The security lens proposed a three-pass sanitizer: (1) field-name regex, (2) absolute → relative path scrubbing, (3) gitleaks synchronous scan. ../critique.md §2.1.2 rejected pass 3: at Phase 2's hundreds-of-KB artifacts and Phase 14's continuous-gather model, gitleaks in the synchronous write path becomes a multi-second subprocess on the hot loop — incompatible with production ADR-0006's "cheap to run every hour" commitment.

The performance and best-practices lenses had zero sanitization — yaml.CSafeDumper directly writing to disk. ../critique.md §1.3 and §3.3 both name this as the load-bearing omission: Phase 11's PR will commit whatever path the writer wrote.

A sanitizer is mandatory; gitleaks synchronously is too expensive; the load-bearing defenses must be structural.

Options considered

  • No sanitizer ([P], [B]). yaml.CSafeDumper directly.
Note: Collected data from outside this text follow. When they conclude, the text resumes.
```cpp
typedef struct AzStepCoef {
// ... 314 lines not shown
  int32_t qk_rmsnorm;
  float qk_eps;
  int32_t qk_reserved;
  const float* qk_q_weight;
  const float* qk_k_weight;
  const float* qk_rope_cos;
  const float* qk_rope_sin;
  int32_t depth_wrap;
  int32_t dst_dtype;
  float w_scale;
  int32_t reserved1;
  const float* in_absmax0;
  const float* in_absmax1;
} AzConvArgs;
int az_conv2d_f32(const AzConvArgs* args, az_stream_t stream);
int az_conv2d_stem_f32(const AzConvArgs* args, az_stream_t stream);
int az_conv2d_bf16_f32(const AzConvArgs* args, az_stream_t stream);
int az_conv2d_f16_f32(const AzConvArgs* args, az_stream_t stream);
int az_conv2d_x3_f32(const AzConvArgs* args, az_stream_t stream);
int az_conv2d_x3_suggest_splitk(const AzConvArgs* args);
int az_conv2d_winograd_f32(const AzConvArgs* args, az_stream_t stream);
int az_conv2d_winograd_suggest_splitk(int64_t batch, int32_t hout, int32_t wout, int32_t cout_s, int32_t cin_s);
int az_conv2d_winograd_x3_f32(const AzConvArgs* args, az_stream_t stream);
#define AZ_F16X2_IN_SCALE 0.0625f
int az_conv2d_f16x2_f32(const AzConvArgs* args, az_stream_t stream);
int az_conv2d_winograd_f16x2_f32(const AzConvArgs* args, az_stream_t stream);
float az_f16x2_weight_scale(float amax, int32_t winograd);
#define AZ_ABSMAX_SLOTS 256
int az_absmax_f32(float* slots, const float* x, int64_t n, az_stream_t stream);
int az_absmax_from_moments_f32(float* slots, const float* partials, int64_t count, az_stream_t stream);
int az_conv2d_winograd4_f32(const AzConvArgs* args, az_stream_t stream);
int az_conv2d_winograd4_suggest_splitk(int64_t batch, int32_t hout, int32_t wout, int32_t cout_s, int32_t cin_s);
int az_conv2d_suggest_splitk(int64_t npix, int32_t cout_s, int32_t cin_s, int32_t ksize);
int az_pack_conv_weight_f32(float* dst, const float* src, int32_t cout, int32_t cin, int32_t ks, int32_t cout_s,
                            int32_t cin0, int32_t c0s, int32_t cin_s, az_stream_t stream);

typedef struct AzAttnArgs {
  const float* q;
  const float* k;
  const float* v;
  float* out;
  int32_t batch, heads, tokens, head_dim;
  int64_t q_bstride, q_tstride, q_hstride;
  int64_t k_bstride, k_tstride, k_hstride;
  int64_t v_bstride, v_tstride, v_hstride;
  int64_t o_bstride, o_tstride, o_hstride;
// ... 119 lines not shown
```

Before: 4.407.

## Add rectangular tile blocks to x3 Winograd conv to shrink halo input staging

Adds a RECT variant of the x3/f16x2 Winograd kernel where each workgroup covers a 2D rectangle of output tiles (e.g. 16x4, 8x8) instead of a 64-tile run along a row. A host-side chooser estimates the input slots each layout needs and picks the rectangle with the fewest halo pixels, which cuts global loads and LDS staging per block. It also adds geometry query entry points and an env override. The cost is more template instantiations and extra per-thread index arithmetic, and the GroupNorm chunk indexing changes under the rectangular layout.

```diff
diff --git a/azula_amd/_lib.py b/azula_amd/_lib.py
--- a/azula_amd/_lib.py
+++ b/azula_amd/_lib.py
@@ -458,6 +458,8 @@
     "az_winograd_pack_filter_f32": [vp, vp, i32, i32, i32, i32, i32, i32, c_stream],
     "az_conv2d_winograd_x3_f32": [C.POINTER(AzConvArgs), c_stream],
     "az_winograd_pack_filter_x3_f32": [vp, vp, i32, i32, i32, i32, i32, i32, c_stream],
+    "az_winograd_x3_choose_block": [i32, i32, i32, i32, vp, vp, vp, vp],
+    "az_winograd_x3_block_geometry": [i32, i32, i32, i32, i32, i32, i32, vp, vp],
     "az_conv2d_f16x2_f32": [C.POINTER(AzConvArgs), c_stream],
     "az_conv2d_winograd_f16x2_f32": [C.POINTER(AzConvArgs), c_stream],
     "az_pack_conv_weight_f16x2_f32": [vp, vp, i32, i32, i32, i32, i32, i32, i32, f32, c_stream],
diff --git a/azula_amd/csrc/conv.hip b/azula_amd/csrc/conv.hip
--- a/azula_amd/csrc/conv.hip
+++ b/azula_amd/csrc/conv.hip
@@ -2570,6 +2570,7 @@
 }
 
 static int wino_prepare(const AzConvArgs* a, int wk, int64_t ustage_bytes, WinoP& p, int& splitk);
+static void wino_order(WinoP& p, int wk);
 
 int az_conv2d_winograd_f32(const AzConvArgs* a, az_stream_t stream) {
   WinoP p;
@@ -2606,12 +2607,104 @@
 int az_conv2d_winograd_x3_f32(const AzConvArgs* a, az_stream_t stream) { return winograd_x3_entry(a, stream, false); }
 int az_conv2d_winograd_f16x2_f32(const AzConvArgs* a, az_stream_t stream) { return winograd_x3_entry(a, stream, true); }
 
+constexpr int X3_NSHAPES = 5;
+constexpr int X3_SHAPES[X3_NSHAPES][2] = {{64, 1}, {32, 2}, {16, 4}, {8, 8}, {4, 16}};
+constexpr bool X3_RECT_BLOCKS = true;
+
+static bool x3_shape_ok(int rw, int rh) {
+  for (int i = 0; i < X3_NSHAPES; ++i)
+    if (X3_SHAPES[i][0] == rw && X3_SHAPES[i][1] == rh) return true;
+  return false;
+}
+
+static int64_t x3_run_slots(int64_t ntiles, int tiles_w) {
+  const int64_t nb = (ntiles + WT - 1) / WT;
+  int g = WT, r = tiles_w;
+  while (r) { const int x = g % r; g = r; r = x; }
+  const int period = tiles_w / g;
+  int64_t total = 0;
+  for (int i = 0; i < period && i < nb; ++i) {
+    const int tw0 = (int)(((int64_t)i * WT) % tiles_w);
+    const int nseg = (WT - 1 + tw0) / tiles_w + 1;
+    total += (nb / period + (i < nb % period ? 1 : 0)) * 8 * (WT + nseg);
+  }
+  return total;
+}
+
+static int64_t x3_choose_block(int batch, int tiles_h, int tiles_w, bool whole, int& rw, int& rh, int64_t& run_slots) {
+  const int64_t ntiles = (int64_t)batch * tiles_h * tiles_w;
+  const int64_t run_blocks = (ntiles + WT - 1) / WT;
+  run_slots = x3_run_slots(ntiles, tiles_w);
+  int64_t best = run_slots;
+  rw = WT, rh = 1;
+  if (!X3_RECT_BLOCKS) return best;
+  for (int i = 1; i < X3_NSHAPES; ++i) {
+    const int w = X3_SHAPES[i][0], h = X3_SHAPES[i][1];
+    if (whole && (tiles_w % w || tiles_h % h)) continue;
+    const int64_t blocks = (int64_t)batch * x3_rect_blocks_per_image(tiles_h, tiles_w, w, h);
+    if (blocks > run_blocks) continue;
+    const int64_t slots = blocks * (2 * w + 2) * (2 * h + 2);
+    if (slots < best) best = slots, rw = w, rh = h;
+  }
+  return best;
+}
+
+int az_winograd_x3_choose_block(int32_t batch, int32_t hin, int32_t win, int32_t whole, int32_t* rect_w, int32_t* rect_h,
+                                int64_t* slots, int64_t* slots_run) {
+  AZ_REQUIRE(rect_w && rect_h && slots && slots_run, AZ_E_NULL);
+  AZ_REQUIRE(batch > 0 && hin > 0 && win > 0 && (int64_t)batch * hin * win < (1ll << 31), AZ_E_SHAPE);
+  int rw, rh;
+  int64_t run;
+  *slots = x3_choose_block(batch, (hin + 1) / 2, (win + 1) / 2, whole != 0, rw, rh, run);
+  *rect_w = rw, *rect_h = rh, *slots_run = run;
+  return AZ_OK;
+}
+
+int az_winograd_x3_block_geometry(int32_t batch, int32_t hin, int32_t win, int32_t pad_mode, int32_t rect_w, int32_t rect_h,
+                                  int32_t block, int32_t* slot_pix, int32_t* tile_info) {
+  AZ_REQUIRE(slot_pix && tile_info, AZ_E_NULL);
+  AZ_REQUIRE(batch > 0 && hin > 0 && win > 0 && (int64_t)batch * hin * win < (1ll << 31), AZ_E_SHAPE);
+  AZ_REQUIRE(rect_h > 1 && x3_shape_ok(rect_w, rect_h), AZ_E_UNSUPPORTED);
+  const int tiles_h = (hin + 1) / 2, tiles_w = (win + 1) / 2;
+  AZ_REQUIRE(block >= 0 && block < (int64_t)batch * x3_rect_blocks_per_image(tiles_h, tiles_w, rect_w, rect_h), AZ_E_SHAPE);
+  const X3RectGeom g = x3_rect_geom(block, tiles_h, tiles_w, rect_w, rect_h);
+  for (int s = 0; s < 512; ++s) {
+    int ih, iw;
+    const bool ok = x3_rect_slot_pixel(g, s, hin, win, pad_mode, ih, iw);
+    slot_pix[3 * s] = ok ? g.b : -1, slot_pix[3 * s + 1] = ok ? ih : -1, slot_pix[3 * s + 2] = ok ? iw : -1;
+  }
+  for (int j = 0; j < WT; ++j) {
+    int th, tw, ps;
+    const bool ok = x3_rect_tile(g, j, tiles_h, tiles_w, th, tw, ps);
+    tile_info[4 * j] = ok ? g.b : -1, tile_info[4 * j + 1] = th, tile_info[4 * j + 2] = tw, tile_info[4 * j + 3] = ps;
+  }
+  return g.nslots;
+}
+
 static int winograd_x3_entry(const AzConvArgs* a, az_stream_t stream, bool h2) {
   WinoP p;
   int splitk = 1;
   const int prc = wino_prepare(a, 16, 16ll * WC * 16 * 3 * 2, p, splitk);
   if (prc != AZ_OK) return prc;
   AZ_REQUIRE(p.tiles_w >= 2, AZ_E_UNSUPPORTED);
+  {
+    const bool whole = p.a.gn_quads != nullptr;
+    int rw, rh;
+    int64_t run_slots;
+    x3_choose_block(a->batch, p.tiles_h, p.tiles_w, whole, rw, rh, run_slots);
+    if (const char* e = az_ab_env("AZ_X3_BLOCK")) {
+      int ew = 0, eh = 0;
+      if (sscanf(e, "%d,%d", &ew, &eh) == 2) {
+        AZ_REQUIRE(x3_shape_ok(ew, eh) && !(whole && eh > 1 && (p.tiles_w % ew || p.tiles_h % eh)), AZ_E_UNSUPPORTED);
+        rw = ew, rh = eh;
+      }
+    }
+    if (rh > 1) {
+      p.rect_w = rw, p.rect_h = rh;
+      p.tblocks = a->batch * x3_rect_blocks_per_image(p.tiles_h, p.tiles_w, rw, rh);
+      wino_order(p, 16);
+    }
+  }
   if (h2) AZ_REQUIRE(conv_pow2(a->w_scale), AZ_E_SHAPE);
   p.out_scale = h2 ? 1.f / a->w_scale : 1.f;
   if (h2) AZ_REQUIRE(AZ_ALIGNED16(a->in_absmax0) && AZ_ALIGNED16(a->in_absmax1) && (a->in_absmax0 || !a->in_absmax1), AZ_E_ALIGN);
@@ -2626,6 +2719,17 @@
     rc = launch_splitk_reduce(cp, st);
   }
   return rc;
+}
+
+static void wino_order(WinoP& p, int wk) {
+  int env_gt = 0, env_gc = 0;
+  if (const char* e = az_ab_env("AZ_WINO_RECT")) sscanf(e, "%d,%d", &env_gt, &env_gc);
+  int gt = env_gt > 0 ? env_gt : 8, gc = env_gt > 0 ? (env_gc > 0 ? env_gc : p.cblocks) : (wk == 16 ? 2 : 4);
+  while (gc > 1 && p.cblocks % gc) gc >>= 1;
+  if (env_gt <= 0) gt = 32 / gc;
+  while (gt > 1 && p.tblocks % gt) gt >>= 1;
+  if (p.cblocks % gc || p.tblocks % gt) gt = 1, gc = p.cblocks;
+  p.gt = gt, p.gc = gc;
 }
 
 static int wino_prepare(const AzConvArgs* a, int wk, int64_t ustage_bytes, WinoP& p, int& splitk) {
@@ -2697,16 +2801,8 @@
   if (splitk > 1) p.a.gn_quads = nullptr;
   p.cblocks = (a->cout_s + WC - 1) / WC;
   p.tblocks = (p.ntiles + WT - 1) / WT;
-  {
-    int env_gt = 0, env_gc = 0;
-    if (const char* e = az_ab_env("AZ_WINO_RECT")) sscanf(e, "%d,%d", &env_gt, &env_gc);
-    int gt = env_gt > 0 ? env_gt : 8, gc = env_gt > 0 ? (env_gc > 0 ? env_gc : p.cblocks) : (wk == 16 ? 2 : 4);
-    while (gc > 1 && p.cblocks % gc) gc >>= 1;
-    if (env_gt <= 0) gt = 32 / gc;
-    while (gt > 1 && p.tblocks % gt) gt >>= 1;
-    if (p.cblocks % gc || p.tblocks % gt) gt = 1, gc = p.cblocks;
-    p.gt = gt, p.gc = gc;
-  }
+  p.rect_w = WT, p.rect_h = 1;
+  wino_order(p, wk);
   AZ_REQUIRE((int64_t)p.nk * p.cblocks * ustage_bytes <= (1ll << 31), AZ_E_SHAPE);
   return AZ_OK;
 }
diff --git a/azula_amd/csrc/conv_shared.h b/azula_amd/csrc/conv_shared.h
--- a/azula_amd/csrc/conv_shared.h
+++ b/azula_amd/csrc/conv_shared.h
@@ -26,7 +26,7 @@
 
 constexpr unsigned OOB = 0x80000000u;
 
-__device__ __forceinline__ int wrap_coord(int i, int n, int mode) {
+__host__ __device__ __forceinline__ int wrap_coord(int i, int n, int mode) {
   if (mode) {
     i %= n;
     if (i < 0) i += n;
@@ -326,6 +326,60 @@
 }
 
 
+__host__ __device__ __forceinline__ int az_fdiv(int x, int d) {
+#if defined(__HIP_DEVICE_COMPILE__)
+  int q = (int)((float)x * __builtin_amdgcn_rcpf((float)d));
+#else
+  int q = (int)((float)x / (float)d);
+#endif
+  const int r = x - q * d;
+  q += r >= d ? 1 : (r < 0 ? -1 : 0);
+  return q;
+}
+
+struct X3RectGeom {
+  int rw, rh;
+  int ws;
+  int nslots;
+  int b, rb;
+  int th0, tw0;
+};
+
+__host__ __device__ __forceinline__ int x3_rect_blocks_per_image(int tiles_h, int tiles_w, int rw, int rh) {
+  return az_fdiv(tiles_h + rh - 1, rh) * az_fdiv(tiles_w + rw - 1, rw);
+}
+
+__host__ __device__ __forceinline__ X3RectGeom x3_rect_geom(int tb, int tiles_h, int tiles_w, int rw, int rh) {
+  X3RectGeom g;
+  g.rw = rw, g.rh = rh;
+  g.ws = 2 * rw + 2;
+  g.nslots = (2 * rh + 2) * g.ws;
+  const int bw = az_fdiv(tiles_w + rw - 1, rw);
+  const int bpi = az_fdiv(tiles_h + rh - 1, rh) * bw;
+  g.b = az_fdiv(tb, bpi);
+  g.rb = tb - g.b * bpi;
+  const int by = az_fdiv(g.rb, bw);
+  g.th0 = by * rh;
+  g.tw0 = (g.rb - by * bw) * rw;
+  return g;
+}
+
+__host__ __device__ __forceinline__ bool x3_rect_slot_pixel(const X3RectGeom& g, int s, int hin, int win, int pad_mode, int& ih, int& iw) {
+  const int r = az_fdiv(s, g.ws);
+  ih = wrap_coord(2 * g.th0 - 1 + r, hin, pad_mode);
+  iw = wrap_coord(2 * g.tw0 - 1 + (s - r * g.ws), win, pad_mode);
+  return s < g.nslots && (unsigned)ih < (unsigned)hin && (unsigned)iw < (unsigned)win;
+}
+
+__host__ __device__ __forceinline__ bool x3_rect_tile(const X3RectGeom& g, int j, int tiles_h, int tiles_w, int& th, int& tw, int& pslot) {
+  const int jy = az_fdiv(j, g.rw), jx = j - jy * g.rw;
+  th = g.th0 + jy;
+  tw = g.tw0 + jx;
+  pslot = 2 * jy * g.ws + 2 * jx;
+  return th < tiles_h && tw < tiles_w;
+}
+
+
 }
 
 struct WinoP {
@@ -337,5 +391,6 @@
   int cblocks;
   int tblocks;
   int gt, gc;
+  int rect_w, rect_h;
   float out_scale;
 };
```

Fast; leaks paths and any field name the probe happens to emit. Phase 11 commits the leak.
  • Field-name regex only. Catches obvious secret-shaped fields (github_token, api_key). Doesn't rewrite paths; doesn't catch values that aren't keys.
  • Three-pass: field-name + path-scrub + synchronous gitleaks ([S]). Belt-and-suspenders-and-belt. Multi-second cost at Phase 2+ scale; breaks the continuous-gather model.
  • Two-pass: field-name + path-scrub; gitleaks at pre-commit and CI but not synchronous (synth). Structural defenses carry the load: _ProbeOutputValidator's JSONValue recursive type + field-name regex (ADR-0010) is the first line; path scrubbing is the Phase-11-specific defense; gitleaks runs over codewizard-sherpa's own source at pre-commit time and over the analyzed repo's PR at Phase 11 — belt-and-suspenders at the boundaries where the cost is amortized, not in the gather hot path.

Decision

OutputSanitizer.scrub(output, repo_root) -> SanitizedProbeOutput is the only path from a ProbeOutput to a persisted byte. Two passes in fixed order:

  1. Field-name regex filter — defense in depth. _ProbeOutputValidator ran the same check in the coordinator before this point; the sanitizer's repeat-pass is the second wall in case a future bug routes around the validator.
  2. Absolute → relative path scrubbing — any string matching ^(/Users/|/home/|/root/|<analyzed-repo-abs>/) is rewritten relative to the analyzed-repo root. Load-bearing for Phase 11's PR commits.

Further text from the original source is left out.